### Data for the task
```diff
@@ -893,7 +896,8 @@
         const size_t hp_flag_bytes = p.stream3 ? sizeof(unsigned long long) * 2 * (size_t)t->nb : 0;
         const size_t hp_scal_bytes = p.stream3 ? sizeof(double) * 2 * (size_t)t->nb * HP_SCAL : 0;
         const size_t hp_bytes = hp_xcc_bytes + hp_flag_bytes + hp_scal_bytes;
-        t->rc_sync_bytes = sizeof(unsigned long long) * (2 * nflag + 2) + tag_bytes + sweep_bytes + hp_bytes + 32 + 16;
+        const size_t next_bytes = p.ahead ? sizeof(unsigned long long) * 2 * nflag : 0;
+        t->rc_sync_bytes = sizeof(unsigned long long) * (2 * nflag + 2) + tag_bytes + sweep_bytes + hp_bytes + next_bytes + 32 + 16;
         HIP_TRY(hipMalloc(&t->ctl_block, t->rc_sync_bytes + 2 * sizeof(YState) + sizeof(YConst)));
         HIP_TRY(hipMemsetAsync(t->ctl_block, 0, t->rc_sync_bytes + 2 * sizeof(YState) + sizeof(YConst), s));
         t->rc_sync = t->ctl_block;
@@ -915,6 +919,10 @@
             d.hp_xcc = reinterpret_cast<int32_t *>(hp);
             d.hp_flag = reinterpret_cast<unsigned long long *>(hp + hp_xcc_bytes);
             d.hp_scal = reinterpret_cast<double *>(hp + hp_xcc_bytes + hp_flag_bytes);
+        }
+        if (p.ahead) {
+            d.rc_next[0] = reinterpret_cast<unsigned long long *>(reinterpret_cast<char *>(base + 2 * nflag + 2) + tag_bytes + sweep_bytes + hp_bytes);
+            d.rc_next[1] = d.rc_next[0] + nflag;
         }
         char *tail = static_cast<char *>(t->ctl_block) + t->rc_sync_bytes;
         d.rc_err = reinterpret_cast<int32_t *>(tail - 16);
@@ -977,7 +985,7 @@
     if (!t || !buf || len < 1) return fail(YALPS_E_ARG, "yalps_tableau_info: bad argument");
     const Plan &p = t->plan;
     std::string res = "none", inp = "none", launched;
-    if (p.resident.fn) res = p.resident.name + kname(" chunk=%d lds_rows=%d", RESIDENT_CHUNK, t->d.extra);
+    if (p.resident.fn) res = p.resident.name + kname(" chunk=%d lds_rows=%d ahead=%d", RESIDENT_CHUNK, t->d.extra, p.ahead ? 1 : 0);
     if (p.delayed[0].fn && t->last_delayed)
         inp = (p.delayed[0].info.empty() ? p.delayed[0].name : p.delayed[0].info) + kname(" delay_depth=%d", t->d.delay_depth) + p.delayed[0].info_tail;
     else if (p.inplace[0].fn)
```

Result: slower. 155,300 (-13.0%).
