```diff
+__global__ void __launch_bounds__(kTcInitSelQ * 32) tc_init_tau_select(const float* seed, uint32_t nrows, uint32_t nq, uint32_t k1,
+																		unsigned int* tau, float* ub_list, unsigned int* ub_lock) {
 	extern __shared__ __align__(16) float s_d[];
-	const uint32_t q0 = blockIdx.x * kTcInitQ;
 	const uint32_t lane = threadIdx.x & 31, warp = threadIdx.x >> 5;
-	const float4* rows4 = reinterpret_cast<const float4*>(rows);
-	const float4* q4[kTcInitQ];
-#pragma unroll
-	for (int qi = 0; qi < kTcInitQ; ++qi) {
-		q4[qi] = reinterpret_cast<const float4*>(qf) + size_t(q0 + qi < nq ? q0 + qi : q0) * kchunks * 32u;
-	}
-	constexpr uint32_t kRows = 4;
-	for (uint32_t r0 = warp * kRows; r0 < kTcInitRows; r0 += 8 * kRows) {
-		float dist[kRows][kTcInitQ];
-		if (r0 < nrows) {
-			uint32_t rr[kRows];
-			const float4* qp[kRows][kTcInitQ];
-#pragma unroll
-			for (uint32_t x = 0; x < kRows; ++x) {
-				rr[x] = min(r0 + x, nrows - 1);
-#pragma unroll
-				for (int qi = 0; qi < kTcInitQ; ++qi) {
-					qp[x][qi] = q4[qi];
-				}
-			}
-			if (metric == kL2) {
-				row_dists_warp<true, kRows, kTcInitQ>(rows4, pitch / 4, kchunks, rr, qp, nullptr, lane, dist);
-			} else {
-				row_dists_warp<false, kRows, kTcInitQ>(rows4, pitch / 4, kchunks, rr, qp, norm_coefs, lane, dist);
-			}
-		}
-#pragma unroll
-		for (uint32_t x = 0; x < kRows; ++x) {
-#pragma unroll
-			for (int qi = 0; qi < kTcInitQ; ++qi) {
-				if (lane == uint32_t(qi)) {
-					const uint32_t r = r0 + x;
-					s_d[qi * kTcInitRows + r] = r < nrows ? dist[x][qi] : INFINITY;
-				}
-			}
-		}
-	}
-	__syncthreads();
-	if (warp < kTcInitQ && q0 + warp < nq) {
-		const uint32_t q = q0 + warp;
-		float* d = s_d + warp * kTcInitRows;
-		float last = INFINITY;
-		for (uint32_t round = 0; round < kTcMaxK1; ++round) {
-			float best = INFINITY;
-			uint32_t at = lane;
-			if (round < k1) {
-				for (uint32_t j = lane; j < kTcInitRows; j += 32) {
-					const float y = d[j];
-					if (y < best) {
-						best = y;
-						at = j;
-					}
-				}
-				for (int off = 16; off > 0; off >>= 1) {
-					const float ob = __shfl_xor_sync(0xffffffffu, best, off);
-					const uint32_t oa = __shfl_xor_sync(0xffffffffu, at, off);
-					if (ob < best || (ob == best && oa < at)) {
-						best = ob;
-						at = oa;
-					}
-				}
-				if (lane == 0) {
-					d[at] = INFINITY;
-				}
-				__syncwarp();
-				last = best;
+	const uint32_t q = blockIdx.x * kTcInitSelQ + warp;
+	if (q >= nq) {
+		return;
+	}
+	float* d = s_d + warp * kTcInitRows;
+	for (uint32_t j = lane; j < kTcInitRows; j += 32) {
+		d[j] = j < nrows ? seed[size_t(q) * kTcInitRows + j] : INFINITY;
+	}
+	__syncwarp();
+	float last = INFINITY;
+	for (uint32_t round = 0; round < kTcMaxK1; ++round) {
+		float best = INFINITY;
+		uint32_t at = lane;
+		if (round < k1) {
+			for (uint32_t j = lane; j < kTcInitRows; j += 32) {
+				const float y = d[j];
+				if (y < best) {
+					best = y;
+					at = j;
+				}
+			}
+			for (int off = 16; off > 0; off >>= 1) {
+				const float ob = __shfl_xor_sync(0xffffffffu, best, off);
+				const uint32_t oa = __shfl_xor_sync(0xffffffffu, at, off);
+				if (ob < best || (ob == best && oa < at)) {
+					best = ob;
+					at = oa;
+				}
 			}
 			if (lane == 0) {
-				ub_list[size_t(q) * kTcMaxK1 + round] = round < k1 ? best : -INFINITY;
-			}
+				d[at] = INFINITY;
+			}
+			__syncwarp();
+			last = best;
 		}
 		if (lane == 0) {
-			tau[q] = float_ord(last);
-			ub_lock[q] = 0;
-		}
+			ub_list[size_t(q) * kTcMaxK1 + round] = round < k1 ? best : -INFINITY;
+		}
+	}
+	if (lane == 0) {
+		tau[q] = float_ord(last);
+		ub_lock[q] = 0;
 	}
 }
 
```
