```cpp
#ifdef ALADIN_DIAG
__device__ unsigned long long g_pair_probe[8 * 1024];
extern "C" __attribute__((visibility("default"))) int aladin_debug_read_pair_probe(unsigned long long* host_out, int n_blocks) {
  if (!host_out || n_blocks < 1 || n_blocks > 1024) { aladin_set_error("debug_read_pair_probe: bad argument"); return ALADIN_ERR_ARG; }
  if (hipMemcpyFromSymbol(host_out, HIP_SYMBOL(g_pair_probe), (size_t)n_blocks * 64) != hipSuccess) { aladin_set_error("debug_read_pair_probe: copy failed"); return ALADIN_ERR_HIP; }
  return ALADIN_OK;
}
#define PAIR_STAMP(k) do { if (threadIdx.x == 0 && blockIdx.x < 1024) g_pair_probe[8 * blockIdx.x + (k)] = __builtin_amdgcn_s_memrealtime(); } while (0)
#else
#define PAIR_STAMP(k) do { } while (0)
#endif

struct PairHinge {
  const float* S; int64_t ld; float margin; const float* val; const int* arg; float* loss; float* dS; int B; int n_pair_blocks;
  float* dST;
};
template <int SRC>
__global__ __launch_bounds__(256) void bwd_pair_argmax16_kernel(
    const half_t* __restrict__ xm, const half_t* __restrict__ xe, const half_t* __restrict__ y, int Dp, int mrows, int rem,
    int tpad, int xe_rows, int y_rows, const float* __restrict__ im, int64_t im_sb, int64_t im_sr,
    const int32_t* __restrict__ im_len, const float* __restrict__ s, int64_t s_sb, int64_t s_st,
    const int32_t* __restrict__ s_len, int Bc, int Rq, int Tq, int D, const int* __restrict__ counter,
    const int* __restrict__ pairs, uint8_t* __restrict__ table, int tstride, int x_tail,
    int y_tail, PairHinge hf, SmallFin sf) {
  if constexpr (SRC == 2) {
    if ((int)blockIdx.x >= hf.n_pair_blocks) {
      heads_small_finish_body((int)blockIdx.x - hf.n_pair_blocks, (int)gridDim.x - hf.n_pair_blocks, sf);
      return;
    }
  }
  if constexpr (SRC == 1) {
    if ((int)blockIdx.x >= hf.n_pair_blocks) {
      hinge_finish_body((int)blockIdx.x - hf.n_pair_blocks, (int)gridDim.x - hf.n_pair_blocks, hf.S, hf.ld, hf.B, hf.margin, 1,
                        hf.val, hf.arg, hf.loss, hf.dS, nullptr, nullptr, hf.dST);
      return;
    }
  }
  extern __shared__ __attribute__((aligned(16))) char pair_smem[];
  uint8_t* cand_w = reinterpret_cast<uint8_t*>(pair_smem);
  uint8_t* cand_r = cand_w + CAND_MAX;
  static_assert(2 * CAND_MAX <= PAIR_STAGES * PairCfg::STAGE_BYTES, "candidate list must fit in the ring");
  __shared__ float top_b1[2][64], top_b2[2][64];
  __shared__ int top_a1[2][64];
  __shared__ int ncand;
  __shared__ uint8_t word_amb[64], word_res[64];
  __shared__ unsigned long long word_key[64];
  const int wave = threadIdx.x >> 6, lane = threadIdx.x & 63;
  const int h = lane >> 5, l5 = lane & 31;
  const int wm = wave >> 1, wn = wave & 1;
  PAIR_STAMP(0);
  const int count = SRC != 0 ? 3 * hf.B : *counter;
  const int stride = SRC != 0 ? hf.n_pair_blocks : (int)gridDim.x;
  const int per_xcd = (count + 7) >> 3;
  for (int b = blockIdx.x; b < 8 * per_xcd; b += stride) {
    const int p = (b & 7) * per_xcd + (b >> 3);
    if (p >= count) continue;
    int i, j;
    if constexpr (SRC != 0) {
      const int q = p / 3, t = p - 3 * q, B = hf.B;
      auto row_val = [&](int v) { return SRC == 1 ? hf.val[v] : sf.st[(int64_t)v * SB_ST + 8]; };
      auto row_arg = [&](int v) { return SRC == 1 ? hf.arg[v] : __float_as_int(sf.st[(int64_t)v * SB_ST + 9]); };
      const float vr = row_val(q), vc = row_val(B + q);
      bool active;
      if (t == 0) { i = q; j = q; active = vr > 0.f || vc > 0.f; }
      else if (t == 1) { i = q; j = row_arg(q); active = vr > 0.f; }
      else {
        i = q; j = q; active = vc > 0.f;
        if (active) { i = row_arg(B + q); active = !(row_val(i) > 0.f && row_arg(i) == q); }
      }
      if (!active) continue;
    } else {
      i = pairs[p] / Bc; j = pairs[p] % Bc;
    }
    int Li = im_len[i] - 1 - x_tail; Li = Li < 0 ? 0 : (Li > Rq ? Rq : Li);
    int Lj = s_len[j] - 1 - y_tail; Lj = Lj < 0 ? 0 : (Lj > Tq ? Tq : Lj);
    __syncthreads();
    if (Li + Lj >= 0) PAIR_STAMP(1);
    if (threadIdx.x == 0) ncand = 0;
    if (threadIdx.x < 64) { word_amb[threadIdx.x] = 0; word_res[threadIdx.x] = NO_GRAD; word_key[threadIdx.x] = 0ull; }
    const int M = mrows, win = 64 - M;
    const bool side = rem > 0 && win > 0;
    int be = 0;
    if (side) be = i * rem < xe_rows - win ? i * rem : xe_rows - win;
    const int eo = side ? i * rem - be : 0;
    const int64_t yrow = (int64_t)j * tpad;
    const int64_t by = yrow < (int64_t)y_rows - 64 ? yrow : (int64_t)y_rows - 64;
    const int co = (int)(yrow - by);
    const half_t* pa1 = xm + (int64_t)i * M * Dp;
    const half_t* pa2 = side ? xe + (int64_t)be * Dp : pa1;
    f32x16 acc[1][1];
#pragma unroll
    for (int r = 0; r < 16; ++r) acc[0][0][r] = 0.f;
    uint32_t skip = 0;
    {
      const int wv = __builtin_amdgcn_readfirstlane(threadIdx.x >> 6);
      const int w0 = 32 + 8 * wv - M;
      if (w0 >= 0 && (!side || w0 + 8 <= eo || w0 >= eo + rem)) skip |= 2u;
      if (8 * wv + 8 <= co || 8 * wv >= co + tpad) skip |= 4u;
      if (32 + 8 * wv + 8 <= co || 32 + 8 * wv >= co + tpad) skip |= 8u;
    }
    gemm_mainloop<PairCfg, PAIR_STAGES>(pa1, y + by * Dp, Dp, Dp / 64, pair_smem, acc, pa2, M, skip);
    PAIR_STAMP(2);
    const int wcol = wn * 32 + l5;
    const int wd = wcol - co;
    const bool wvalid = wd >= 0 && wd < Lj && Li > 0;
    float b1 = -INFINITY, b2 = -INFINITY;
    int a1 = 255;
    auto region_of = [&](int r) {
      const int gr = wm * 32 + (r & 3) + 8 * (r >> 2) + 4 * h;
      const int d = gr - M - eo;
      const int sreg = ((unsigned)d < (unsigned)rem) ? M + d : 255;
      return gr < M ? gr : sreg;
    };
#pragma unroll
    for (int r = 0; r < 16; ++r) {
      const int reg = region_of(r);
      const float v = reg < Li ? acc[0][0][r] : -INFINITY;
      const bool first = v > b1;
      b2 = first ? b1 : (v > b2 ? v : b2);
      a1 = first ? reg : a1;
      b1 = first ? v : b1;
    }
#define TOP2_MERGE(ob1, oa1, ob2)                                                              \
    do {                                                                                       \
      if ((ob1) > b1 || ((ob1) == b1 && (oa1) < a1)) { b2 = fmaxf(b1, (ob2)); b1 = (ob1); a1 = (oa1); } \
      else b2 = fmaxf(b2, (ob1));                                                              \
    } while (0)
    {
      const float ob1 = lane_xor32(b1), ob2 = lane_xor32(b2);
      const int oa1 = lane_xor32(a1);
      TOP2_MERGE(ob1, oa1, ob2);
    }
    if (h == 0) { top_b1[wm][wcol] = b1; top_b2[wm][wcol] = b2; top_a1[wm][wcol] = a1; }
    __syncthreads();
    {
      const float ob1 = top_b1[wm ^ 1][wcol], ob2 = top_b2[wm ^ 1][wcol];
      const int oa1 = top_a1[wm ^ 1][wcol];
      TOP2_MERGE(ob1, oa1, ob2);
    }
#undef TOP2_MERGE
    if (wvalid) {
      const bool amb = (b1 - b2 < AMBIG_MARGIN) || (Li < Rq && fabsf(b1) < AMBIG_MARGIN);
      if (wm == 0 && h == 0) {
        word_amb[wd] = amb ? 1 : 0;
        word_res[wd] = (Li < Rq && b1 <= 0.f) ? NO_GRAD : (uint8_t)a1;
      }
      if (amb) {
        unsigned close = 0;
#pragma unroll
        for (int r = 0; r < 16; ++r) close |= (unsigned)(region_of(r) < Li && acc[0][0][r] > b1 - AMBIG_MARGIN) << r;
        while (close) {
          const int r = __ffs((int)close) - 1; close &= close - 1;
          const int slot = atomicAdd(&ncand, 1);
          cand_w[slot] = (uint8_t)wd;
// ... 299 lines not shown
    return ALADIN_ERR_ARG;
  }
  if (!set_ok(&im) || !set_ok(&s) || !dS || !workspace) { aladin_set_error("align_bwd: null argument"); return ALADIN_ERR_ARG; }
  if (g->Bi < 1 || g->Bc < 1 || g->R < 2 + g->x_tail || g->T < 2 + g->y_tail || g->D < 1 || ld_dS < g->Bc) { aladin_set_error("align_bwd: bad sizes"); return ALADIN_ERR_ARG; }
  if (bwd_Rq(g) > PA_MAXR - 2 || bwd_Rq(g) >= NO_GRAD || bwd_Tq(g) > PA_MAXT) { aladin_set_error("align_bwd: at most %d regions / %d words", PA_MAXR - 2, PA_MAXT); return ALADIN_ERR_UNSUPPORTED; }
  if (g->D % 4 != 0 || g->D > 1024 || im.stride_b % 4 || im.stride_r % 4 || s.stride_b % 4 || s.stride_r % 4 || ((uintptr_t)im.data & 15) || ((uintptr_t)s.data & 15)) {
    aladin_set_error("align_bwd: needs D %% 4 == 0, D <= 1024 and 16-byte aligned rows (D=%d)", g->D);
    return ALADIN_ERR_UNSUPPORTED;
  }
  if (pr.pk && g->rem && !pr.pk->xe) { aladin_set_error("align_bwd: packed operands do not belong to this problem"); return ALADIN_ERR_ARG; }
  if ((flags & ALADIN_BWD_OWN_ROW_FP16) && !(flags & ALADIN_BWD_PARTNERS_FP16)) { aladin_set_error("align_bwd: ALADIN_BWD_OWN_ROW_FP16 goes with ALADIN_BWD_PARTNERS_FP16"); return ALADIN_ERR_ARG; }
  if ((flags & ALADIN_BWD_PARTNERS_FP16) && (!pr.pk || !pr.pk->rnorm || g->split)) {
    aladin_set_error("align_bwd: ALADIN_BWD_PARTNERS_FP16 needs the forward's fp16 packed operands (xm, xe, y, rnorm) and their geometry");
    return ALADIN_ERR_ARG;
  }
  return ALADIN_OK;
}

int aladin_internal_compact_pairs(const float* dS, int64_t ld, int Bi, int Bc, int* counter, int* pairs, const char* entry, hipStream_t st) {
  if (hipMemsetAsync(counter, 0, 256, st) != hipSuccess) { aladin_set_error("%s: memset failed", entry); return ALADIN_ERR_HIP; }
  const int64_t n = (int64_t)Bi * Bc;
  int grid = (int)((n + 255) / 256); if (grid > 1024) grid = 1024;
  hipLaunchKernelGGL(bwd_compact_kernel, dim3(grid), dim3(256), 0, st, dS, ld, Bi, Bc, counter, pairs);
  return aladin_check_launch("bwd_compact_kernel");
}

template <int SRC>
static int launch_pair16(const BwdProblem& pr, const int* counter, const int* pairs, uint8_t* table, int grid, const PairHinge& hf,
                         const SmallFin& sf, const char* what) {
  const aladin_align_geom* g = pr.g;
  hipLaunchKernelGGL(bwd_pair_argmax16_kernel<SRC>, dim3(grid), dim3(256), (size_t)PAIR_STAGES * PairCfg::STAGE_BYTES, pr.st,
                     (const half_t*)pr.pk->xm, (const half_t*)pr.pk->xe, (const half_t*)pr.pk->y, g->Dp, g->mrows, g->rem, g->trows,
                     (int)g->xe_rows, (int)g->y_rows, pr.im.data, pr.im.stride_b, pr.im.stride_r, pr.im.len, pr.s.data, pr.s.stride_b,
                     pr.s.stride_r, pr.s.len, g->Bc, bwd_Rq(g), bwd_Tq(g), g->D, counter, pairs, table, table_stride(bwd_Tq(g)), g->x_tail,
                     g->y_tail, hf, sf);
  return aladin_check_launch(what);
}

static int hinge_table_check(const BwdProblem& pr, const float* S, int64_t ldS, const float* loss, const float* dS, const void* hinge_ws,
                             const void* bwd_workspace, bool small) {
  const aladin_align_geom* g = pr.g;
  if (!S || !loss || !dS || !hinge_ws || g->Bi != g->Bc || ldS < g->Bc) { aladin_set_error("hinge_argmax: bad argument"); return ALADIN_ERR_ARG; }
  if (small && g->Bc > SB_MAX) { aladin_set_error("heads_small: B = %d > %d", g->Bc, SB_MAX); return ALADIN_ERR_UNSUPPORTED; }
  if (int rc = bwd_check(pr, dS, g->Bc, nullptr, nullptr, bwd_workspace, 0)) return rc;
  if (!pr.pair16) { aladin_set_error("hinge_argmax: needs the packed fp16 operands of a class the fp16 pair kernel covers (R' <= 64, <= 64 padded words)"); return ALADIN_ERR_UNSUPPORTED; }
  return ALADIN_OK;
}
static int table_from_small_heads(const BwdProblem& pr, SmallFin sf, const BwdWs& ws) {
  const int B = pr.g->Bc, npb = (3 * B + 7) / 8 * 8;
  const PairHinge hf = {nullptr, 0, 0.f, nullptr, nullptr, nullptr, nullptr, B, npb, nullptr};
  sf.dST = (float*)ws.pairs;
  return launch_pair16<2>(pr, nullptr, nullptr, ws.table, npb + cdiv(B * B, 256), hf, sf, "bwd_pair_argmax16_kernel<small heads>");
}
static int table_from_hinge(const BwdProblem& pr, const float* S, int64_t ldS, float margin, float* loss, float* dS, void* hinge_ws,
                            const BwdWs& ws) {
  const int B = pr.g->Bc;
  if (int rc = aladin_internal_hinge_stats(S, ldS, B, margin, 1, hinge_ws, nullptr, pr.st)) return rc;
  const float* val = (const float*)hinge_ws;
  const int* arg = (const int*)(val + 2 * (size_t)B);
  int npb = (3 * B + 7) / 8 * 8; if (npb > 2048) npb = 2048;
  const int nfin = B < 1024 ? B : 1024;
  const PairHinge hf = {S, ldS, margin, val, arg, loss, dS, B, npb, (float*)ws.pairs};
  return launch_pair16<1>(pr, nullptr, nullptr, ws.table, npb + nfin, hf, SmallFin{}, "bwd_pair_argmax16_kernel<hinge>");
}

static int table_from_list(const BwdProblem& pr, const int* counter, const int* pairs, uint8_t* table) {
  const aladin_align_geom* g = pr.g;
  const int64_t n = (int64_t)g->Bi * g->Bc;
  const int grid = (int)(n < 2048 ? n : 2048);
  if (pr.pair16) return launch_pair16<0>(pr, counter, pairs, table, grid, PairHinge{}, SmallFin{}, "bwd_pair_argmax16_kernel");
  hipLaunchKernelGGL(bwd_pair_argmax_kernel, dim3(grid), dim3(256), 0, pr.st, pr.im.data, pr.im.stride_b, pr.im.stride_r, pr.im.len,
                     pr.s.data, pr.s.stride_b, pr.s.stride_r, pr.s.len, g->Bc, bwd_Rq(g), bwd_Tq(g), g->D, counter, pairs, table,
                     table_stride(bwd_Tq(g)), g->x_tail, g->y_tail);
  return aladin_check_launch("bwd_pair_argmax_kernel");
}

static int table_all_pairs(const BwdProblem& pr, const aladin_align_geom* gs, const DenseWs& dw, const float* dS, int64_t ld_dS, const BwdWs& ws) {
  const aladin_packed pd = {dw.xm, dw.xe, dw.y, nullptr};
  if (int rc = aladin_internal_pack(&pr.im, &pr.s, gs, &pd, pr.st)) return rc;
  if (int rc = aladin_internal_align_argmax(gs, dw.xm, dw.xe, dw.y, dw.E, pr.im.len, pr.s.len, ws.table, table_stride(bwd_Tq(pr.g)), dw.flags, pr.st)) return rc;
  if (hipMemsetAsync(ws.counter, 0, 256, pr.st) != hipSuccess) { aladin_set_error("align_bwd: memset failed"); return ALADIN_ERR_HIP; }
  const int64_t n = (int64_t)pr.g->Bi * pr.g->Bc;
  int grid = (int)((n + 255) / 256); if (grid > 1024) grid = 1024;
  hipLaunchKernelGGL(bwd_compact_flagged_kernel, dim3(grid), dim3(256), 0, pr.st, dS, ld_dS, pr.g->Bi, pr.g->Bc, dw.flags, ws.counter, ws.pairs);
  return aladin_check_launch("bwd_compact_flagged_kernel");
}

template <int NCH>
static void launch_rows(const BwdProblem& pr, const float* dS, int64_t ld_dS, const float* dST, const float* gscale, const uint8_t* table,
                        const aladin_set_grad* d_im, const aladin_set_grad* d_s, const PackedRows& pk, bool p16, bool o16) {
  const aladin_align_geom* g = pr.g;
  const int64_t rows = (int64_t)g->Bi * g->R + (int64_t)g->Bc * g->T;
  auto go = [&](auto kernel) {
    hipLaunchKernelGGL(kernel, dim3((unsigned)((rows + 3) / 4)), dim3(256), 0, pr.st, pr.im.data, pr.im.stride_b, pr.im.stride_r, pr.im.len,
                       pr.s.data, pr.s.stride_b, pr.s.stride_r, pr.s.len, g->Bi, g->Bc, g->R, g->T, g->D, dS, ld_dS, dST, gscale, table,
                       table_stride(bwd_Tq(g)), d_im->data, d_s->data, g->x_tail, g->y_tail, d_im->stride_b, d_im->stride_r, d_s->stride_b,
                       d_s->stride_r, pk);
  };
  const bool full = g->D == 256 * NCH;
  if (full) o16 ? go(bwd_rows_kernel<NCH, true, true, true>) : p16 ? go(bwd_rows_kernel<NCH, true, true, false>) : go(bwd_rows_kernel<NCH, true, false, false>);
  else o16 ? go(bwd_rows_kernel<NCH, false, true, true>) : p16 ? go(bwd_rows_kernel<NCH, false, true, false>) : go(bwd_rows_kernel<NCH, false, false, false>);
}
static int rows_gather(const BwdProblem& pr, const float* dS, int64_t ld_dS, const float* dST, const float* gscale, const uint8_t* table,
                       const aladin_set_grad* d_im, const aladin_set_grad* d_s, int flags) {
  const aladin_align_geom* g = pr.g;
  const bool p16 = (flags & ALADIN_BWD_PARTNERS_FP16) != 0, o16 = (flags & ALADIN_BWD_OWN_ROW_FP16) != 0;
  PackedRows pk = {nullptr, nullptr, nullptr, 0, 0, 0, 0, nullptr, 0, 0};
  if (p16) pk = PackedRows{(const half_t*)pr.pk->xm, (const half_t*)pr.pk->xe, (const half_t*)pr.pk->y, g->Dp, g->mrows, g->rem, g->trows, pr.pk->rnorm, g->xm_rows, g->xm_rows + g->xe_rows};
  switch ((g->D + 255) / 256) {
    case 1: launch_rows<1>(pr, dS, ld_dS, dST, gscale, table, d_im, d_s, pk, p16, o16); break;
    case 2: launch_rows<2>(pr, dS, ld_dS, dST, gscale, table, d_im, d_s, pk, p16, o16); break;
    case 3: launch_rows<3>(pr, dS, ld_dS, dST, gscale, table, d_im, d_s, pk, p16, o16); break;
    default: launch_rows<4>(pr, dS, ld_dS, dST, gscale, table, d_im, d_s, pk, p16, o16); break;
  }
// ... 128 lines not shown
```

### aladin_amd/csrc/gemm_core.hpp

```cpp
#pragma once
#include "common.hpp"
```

### Problem statement
The string to find is "name"; copy every line of the listing that has it.

### Response below
-    if (p.resident.fn) res = p.resident.name + kname(" chunk=%d lds_rows=%d", RESIDENT_CHUNK, t->d.extra);
+    if (p.resident.fn) res = p.resident.name + kname(" chunk=%d lds_rows=%d ahead=%d", RESIDENT_CHUNK, t->d.extra, p.ahead ? 1 : 0);
         inp = (p.delayed[0].info.empty() ? p.delayed[0].name : p.delayed[0].info) + kname(" delay_depth=%d", t->d.delay_depth) + p.delayed[0].info_tail;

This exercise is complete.